Starting at the line with "const QuadLane L = quad_lane();" and going on through the line with "const double al1", reproduce each line in the records below exactly and nothing more.

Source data
"""

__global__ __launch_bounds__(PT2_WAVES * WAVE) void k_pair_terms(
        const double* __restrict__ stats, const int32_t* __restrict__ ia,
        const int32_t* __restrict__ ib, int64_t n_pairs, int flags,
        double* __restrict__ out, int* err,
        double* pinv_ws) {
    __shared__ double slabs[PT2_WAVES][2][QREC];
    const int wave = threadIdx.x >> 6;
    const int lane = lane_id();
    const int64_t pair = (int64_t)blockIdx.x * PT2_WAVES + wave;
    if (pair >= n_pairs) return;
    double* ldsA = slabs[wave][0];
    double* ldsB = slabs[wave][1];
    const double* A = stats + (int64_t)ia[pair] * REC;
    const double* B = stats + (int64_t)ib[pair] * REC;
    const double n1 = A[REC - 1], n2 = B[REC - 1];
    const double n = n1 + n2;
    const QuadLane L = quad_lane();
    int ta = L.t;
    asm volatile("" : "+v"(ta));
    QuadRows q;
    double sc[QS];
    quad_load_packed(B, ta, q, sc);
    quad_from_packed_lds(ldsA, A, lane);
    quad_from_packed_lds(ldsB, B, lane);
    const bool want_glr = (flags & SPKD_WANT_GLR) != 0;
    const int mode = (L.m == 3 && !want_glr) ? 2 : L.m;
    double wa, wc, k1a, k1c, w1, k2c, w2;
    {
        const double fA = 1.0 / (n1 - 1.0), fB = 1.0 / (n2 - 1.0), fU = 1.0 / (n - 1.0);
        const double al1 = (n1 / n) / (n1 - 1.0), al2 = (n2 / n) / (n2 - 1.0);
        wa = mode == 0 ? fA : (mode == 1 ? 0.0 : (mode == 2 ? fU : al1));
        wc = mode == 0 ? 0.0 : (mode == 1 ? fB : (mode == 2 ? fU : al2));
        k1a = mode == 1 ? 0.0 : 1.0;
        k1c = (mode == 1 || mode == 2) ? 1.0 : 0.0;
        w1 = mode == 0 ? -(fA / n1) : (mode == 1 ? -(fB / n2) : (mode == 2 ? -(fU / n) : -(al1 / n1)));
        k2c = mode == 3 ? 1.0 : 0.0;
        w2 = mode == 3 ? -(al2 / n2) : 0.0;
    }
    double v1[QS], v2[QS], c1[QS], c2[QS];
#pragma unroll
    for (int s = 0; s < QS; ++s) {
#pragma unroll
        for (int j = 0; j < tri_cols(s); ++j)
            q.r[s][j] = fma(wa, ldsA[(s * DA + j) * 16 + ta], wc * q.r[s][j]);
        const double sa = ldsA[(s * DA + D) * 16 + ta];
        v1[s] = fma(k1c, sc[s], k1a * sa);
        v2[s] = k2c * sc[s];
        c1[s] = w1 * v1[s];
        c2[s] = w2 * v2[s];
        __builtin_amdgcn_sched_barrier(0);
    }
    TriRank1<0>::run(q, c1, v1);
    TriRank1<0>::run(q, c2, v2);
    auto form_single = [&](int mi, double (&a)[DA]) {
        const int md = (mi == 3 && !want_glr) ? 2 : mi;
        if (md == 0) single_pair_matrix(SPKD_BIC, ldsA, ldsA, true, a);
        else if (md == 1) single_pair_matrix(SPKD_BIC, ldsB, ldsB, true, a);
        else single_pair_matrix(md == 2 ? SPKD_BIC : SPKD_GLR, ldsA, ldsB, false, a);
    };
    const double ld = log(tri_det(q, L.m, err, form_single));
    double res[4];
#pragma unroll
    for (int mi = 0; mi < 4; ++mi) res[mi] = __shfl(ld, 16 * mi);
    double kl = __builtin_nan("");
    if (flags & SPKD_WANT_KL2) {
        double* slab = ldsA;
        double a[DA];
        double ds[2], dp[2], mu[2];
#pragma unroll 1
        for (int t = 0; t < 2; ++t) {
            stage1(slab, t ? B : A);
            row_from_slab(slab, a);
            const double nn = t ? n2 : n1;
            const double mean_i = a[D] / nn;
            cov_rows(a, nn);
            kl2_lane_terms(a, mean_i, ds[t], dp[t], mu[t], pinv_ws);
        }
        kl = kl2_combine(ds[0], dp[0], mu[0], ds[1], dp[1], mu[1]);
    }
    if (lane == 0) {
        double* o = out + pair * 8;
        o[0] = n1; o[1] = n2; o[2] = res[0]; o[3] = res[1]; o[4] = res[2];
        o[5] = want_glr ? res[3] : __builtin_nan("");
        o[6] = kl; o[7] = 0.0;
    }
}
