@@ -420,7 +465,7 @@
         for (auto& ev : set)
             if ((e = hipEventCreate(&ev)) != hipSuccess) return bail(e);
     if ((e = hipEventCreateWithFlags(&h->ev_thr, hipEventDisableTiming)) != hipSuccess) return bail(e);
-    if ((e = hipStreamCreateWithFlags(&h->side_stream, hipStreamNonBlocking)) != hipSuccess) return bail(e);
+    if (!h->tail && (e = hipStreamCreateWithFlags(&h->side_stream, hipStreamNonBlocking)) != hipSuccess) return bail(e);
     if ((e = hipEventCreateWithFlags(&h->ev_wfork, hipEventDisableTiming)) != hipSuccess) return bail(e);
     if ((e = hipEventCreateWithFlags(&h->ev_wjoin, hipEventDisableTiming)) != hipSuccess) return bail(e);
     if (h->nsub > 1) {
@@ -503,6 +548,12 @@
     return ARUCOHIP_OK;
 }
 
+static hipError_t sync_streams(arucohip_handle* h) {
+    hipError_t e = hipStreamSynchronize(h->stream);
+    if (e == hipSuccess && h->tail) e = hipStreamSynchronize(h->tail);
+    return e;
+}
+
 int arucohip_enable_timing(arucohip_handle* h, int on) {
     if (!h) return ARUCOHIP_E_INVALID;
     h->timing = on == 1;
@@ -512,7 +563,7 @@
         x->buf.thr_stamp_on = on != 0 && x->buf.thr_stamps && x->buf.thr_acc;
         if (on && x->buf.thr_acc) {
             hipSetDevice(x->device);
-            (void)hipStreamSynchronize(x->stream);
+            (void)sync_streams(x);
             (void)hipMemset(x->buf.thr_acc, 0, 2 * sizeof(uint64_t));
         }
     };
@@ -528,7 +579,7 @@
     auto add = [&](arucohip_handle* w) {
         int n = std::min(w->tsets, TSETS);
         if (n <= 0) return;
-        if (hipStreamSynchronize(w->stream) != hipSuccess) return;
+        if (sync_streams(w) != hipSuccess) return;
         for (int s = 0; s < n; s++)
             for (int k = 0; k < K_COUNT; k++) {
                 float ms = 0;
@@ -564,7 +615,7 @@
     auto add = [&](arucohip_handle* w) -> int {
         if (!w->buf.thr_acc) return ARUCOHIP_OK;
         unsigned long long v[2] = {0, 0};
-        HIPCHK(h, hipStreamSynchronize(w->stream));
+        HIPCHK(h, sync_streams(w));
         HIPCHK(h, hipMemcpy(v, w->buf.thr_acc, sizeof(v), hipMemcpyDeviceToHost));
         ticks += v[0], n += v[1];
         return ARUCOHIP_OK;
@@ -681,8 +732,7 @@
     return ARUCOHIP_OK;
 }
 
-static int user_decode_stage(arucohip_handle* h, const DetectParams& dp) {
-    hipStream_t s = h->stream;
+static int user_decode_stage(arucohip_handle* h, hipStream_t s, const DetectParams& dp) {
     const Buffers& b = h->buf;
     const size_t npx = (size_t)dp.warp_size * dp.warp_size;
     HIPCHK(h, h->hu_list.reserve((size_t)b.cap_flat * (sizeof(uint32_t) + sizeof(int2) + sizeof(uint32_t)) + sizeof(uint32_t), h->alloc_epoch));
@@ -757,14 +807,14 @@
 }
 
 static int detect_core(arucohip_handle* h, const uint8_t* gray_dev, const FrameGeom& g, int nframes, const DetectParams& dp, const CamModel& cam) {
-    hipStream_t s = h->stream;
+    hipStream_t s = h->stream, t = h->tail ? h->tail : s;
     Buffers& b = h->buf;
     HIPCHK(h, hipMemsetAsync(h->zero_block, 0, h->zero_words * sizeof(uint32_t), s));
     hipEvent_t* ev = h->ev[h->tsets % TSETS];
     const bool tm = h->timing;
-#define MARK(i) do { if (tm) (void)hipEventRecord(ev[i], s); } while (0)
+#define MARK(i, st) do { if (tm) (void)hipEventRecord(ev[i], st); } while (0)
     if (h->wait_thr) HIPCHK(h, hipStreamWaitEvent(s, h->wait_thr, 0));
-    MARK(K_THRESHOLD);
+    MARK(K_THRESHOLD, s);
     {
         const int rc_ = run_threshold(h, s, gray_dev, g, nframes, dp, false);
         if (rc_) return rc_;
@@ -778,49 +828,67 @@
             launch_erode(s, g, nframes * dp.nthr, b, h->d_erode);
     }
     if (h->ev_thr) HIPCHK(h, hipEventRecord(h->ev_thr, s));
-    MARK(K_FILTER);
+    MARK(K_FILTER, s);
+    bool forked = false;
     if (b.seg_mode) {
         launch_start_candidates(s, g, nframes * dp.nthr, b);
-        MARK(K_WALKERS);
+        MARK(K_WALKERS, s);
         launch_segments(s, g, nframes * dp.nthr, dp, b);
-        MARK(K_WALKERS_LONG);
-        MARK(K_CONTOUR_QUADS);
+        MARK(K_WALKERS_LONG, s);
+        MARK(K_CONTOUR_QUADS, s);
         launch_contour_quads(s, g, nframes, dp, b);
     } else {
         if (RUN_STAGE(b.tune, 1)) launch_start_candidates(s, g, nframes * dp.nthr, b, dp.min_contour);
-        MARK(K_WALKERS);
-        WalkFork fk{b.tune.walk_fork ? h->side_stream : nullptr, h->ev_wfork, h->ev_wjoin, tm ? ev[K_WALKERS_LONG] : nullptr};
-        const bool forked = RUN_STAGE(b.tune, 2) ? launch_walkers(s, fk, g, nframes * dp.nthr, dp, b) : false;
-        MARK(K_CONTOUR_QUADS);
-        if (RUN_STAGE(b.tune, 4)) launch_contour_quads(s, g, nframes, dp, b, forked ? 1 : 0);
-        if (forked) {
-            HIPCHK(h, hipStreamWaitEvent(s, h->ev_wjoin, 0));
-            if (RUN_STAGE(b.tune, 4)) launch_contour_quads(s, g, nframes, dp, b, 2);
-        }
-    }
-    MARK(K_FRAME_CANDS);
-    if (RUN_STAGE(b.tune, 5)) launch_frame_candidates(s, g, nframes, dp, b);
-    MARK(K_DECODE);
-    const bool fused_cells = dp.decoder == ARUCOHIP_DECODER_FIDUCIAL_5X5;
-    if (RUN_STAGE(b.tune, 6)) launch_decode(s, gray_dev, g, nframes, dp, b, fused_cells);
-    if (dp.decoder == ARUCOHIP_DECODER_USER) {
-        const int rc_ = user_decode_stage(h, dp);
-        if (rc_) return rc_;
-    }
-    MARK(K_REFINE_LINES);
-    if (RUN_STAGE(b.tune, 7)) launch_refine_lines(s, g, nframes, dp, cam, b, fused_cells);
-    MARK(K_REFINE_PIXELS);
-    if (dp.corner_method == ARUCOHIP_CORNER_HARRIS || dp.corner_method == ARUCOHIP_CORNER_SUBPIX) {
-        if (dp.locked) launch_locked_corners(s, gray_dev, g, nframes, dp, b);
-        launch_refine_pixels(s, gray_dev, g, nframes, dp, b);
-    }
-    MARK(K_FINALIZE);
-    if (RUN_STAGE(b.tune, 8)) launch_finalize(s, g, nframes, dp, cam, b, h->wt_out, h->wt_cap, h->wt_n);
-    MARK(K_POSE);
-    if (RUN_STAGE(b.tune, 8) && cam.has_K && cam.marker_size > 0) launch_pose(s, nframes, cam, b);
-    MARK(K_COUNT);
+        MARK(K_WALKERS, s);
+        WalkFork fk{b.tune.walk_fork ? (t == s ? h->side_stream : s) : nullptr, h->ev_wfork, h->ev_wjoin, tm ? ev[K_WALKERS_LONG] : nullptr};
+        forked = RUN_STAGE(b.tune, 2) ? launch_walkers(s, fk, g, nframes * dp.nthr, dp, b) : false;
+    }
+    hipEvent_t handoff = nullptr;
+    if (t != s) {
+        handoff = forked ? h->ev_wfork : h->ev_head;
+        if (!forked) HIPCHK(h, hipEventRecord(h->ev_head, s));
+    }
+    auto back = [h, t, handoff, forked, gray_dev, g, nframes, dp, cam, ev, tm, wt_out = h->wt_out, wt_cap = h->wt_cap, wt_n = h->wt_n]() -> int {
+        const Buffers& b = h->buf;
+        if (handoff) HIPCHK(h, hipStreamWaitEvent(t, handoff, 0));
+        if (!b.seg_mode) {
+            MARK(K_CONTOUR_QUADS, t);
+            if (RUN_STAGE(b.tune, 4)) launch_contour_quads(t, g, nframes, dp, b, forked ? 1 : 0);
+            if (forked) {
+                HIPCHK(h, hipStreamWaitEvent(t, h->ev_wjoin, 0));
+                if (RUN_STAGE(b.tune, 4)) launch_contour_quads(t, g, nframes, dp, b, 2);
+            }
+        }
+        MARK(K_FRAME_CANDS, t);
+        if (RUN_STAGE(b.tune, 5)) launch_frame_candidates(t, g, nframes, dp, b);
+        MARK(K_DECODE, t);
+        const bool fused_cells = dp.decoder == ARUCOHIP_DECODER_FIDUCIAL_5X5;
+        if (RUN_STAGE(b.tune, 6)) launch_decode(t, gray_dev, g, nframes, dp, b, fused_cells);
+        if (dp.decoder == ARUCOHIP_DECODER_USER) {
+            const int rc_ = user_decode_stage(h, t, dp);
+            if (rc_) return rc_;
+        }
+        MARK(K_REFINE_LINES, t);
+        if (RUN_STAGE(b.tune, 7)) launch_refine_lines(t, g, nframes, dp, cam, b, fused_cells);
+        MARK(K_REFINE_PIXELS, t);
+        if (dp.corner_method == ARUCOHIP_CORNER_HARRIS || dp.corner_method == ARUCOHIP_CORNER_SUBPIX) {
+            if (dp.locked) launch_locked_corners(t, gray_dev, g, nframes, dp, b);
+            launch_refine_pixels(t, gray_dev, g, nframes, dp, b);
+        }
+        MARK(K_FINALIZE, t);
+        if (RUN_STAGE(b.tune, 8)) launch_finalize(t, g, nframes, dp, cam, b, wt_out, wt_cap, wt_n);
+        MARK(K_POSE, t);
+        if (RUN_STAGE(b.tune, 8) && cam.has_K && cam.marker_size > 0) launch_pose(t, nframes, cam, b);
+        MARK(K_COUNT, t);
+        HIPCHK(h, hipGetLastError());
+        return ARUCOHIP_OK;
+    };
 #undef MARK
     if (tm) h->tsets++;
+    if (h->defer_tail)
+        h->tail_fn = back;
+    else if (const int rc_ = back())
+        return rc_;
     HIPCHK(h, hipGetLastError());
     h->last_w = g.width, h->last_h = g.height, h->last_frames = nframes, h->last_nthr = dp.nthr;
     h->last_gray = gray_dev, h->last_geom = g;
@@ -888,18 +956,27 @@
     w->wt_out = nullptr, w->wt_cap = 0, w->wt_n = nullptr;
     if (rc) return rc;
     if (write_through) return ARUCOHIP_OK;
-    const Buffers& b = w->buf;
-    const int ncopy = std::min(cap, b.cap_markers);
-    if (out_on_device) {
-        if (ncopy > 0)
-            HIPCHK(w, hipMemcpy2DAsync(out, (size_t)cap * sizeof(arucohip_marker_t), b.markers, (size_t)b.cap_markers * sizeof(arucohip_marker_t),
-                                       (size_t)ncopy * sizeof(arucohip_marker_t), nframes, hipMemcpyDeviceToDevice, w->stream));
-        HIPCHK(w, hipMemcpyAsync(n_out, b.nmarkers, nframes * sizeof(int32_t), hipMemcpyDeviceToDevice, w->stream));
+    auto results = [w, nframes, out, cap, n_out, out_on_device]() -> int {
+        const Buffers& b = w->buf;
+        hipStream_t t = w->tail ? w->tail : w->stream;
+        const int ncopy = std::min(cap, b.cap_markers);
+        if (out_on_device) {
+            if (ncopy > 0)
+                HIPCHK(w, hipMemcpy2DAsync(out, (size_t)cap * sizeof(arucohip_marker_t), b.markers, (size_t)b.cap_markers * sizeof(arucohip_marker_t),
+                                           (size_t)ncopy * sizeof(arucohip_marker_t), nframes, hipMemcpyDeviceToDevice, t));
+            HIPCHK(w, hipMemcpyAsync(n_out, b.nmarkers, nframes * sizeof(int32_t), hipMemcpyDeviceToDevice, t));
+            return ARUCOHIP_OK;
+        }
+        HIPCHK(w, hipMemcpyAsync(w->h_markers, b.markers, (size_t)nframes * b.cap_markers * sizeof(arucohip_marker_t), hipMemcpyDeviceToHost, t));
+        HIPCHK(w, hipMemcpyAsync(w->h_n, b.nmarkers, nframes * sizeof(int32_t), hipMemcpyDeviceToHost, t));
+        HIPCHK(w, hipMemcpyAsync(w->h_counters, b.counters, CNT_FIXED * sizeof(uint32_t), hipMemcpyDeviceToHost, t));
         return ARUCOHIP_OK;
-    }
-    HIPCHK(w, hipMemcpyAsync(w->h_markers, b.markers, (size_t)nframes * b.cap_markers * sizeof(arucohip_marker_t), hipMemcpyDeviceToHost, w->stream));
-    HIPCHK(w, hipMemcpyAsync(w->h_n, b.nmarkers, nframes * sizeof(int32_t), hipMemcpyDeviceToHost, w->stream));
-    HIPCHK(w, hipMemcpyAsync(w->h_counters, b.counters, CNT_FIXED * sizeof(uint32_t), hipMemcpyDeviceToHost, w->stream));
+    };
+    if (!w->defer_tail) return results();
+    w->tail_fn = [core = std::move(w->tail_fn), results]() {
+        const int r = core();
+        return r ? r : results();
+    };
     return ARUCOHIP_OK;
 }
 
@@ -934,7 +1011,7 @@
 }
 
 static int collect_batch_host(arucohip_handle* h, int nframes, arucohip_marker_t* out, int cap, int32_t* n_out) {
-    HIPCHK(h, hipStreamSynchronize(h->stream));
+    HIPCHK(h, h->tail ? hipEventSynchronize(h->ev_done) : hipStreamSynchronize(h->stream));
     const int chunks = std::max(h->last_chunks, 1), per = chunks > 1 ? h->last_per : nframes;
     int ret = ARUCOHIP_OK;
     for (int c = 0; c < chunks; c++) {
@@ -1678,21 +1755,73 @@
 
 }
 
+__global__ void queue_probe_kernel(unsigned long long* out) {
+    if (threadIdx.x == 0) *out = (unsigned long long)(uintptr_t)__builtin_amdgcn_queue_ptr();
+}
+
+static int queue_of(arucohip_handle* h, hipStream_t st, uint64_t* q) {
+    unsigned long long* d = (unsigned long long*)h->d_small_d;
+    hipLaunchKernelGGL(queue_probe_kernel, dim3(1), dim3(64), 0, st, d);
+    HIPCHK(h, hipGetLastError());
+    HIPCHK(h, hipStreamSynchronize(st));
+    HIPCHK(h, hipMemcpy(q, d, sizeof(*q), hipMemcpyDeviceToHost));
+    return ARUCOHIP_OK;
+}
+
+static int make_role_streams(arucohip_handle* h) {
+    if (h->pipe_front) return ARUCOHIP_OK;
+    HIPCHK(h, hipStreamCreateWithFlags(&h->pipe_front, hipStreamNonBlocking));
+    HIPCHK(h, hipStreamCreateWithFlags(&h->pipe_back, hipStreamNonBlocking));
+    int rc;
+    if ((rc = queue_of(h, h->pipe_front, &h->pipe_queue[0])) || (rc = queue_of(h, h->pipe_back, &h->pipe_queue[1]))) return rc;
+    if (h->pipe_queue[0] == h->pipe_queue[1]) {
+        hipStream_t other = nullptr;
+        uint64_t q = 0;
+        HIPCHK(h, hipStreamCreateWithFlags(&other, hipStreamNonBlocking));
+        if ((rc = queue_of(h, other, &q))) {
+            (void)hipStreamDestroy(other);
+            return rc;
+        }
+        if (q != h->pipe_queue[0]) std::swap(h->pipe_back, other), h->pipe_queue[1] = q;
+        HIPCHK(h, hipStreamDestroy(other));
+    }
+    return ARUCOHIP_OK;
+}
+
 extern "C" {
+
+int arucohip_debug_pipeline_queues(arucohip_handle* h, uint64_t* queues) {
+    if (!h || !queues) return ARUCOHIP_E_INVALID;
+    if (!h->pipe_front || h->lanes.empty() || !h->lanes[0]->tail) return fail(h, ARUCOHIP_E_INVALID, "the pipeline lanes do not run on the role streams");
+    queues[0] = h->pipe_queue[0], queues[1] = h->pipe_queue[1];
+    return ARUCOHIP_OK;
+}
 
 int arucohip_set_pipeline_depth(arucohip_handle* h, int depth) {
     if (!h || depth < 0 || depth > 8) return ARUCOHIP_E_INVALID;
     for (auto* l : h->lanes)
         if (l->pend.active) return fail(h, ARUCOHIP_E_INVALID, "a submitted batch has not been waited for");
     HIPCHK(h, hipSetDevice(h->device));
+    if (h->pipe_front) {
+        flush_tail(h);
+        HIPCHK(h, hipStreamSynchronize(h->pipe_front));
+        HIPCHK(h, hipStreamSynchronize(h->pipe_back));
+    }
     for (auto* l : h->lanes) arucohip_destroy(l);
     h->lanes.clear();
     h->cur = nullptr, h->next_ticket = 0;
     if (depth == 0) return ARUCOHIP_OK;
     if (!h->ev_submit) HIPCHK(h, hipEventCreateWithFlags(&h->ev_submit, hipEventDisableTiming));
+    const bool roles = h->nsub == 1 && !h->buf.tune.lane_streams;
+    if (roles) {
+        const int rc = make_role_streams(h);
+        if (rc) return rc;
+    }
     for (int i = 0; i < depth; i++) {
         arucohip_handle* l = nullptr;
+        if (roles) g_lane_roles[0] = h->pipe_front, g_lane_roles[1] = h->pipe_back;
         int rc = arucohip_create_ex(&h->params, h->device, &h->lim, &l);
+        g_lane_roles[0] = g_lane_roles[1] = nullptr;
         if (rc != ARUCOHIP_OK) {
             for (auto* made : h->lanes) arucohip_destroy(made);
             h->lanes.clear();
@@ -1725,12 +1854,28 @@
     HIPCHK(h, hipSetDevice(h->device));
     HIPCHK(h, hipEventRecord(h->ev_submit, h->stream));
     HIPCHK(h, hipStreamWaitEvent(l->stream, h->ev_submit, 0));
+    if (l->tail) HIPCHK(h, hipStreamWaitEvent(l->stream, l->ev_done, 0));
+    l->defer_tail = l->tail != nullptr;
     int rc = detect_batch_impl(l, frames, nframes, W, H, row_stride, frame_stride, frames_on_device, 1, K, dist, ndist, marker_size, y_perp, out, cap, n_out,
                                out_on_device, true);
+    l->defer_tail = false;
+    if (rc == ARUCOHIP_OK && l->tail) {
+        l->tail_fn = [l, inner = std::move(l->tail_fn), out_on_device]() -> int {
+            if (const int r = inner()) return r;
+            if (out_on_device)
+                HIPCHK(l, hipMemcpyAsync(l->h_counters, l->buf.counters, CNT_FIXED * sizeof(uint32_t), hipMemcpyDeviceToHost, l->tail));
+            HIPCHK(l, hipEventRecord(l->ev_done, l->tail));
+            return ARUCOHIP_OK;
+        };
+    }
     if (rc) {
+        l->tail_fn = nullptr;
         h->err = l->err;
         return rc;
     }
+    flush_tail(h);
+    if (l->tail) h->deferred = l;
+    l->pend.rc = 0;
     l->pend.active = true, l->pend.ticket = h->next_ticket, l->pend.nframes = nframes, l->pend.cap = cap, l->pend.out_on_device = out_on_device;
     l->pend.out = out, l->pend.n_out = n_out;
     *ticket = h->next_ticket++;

"""

_Task output_
    const QuadLane L = quad_lane();
    int ta = L.t;
    asm volatile("" : "+v"(ta));
    QuadRows q;
    double sc[QS];
    quad_load_packed(B, ta, q, sc);
    quad_from_packed_lds(ldsA, A, lane);
    quad_from_packed_lds(ldsB, B, lane);
    const bool want_glr = (flags & SPKD_WANT_GLR) != 0;
    const int mode = (L.m == 3 && !want_glr) ? 2 : L.m;
    double wa, wc, k1a, k1c, w1, k2c, w2;
    {
        const double fA = 1.0 / (n1 - 1.0), fB = 1.0 / (n2 - 1.0), fU = 1.0 / (n - 1.0);
        const double al1 = (n1 / n) / (n1 - 1.0), al2 = (n2 / n) / (n2 - 1.0);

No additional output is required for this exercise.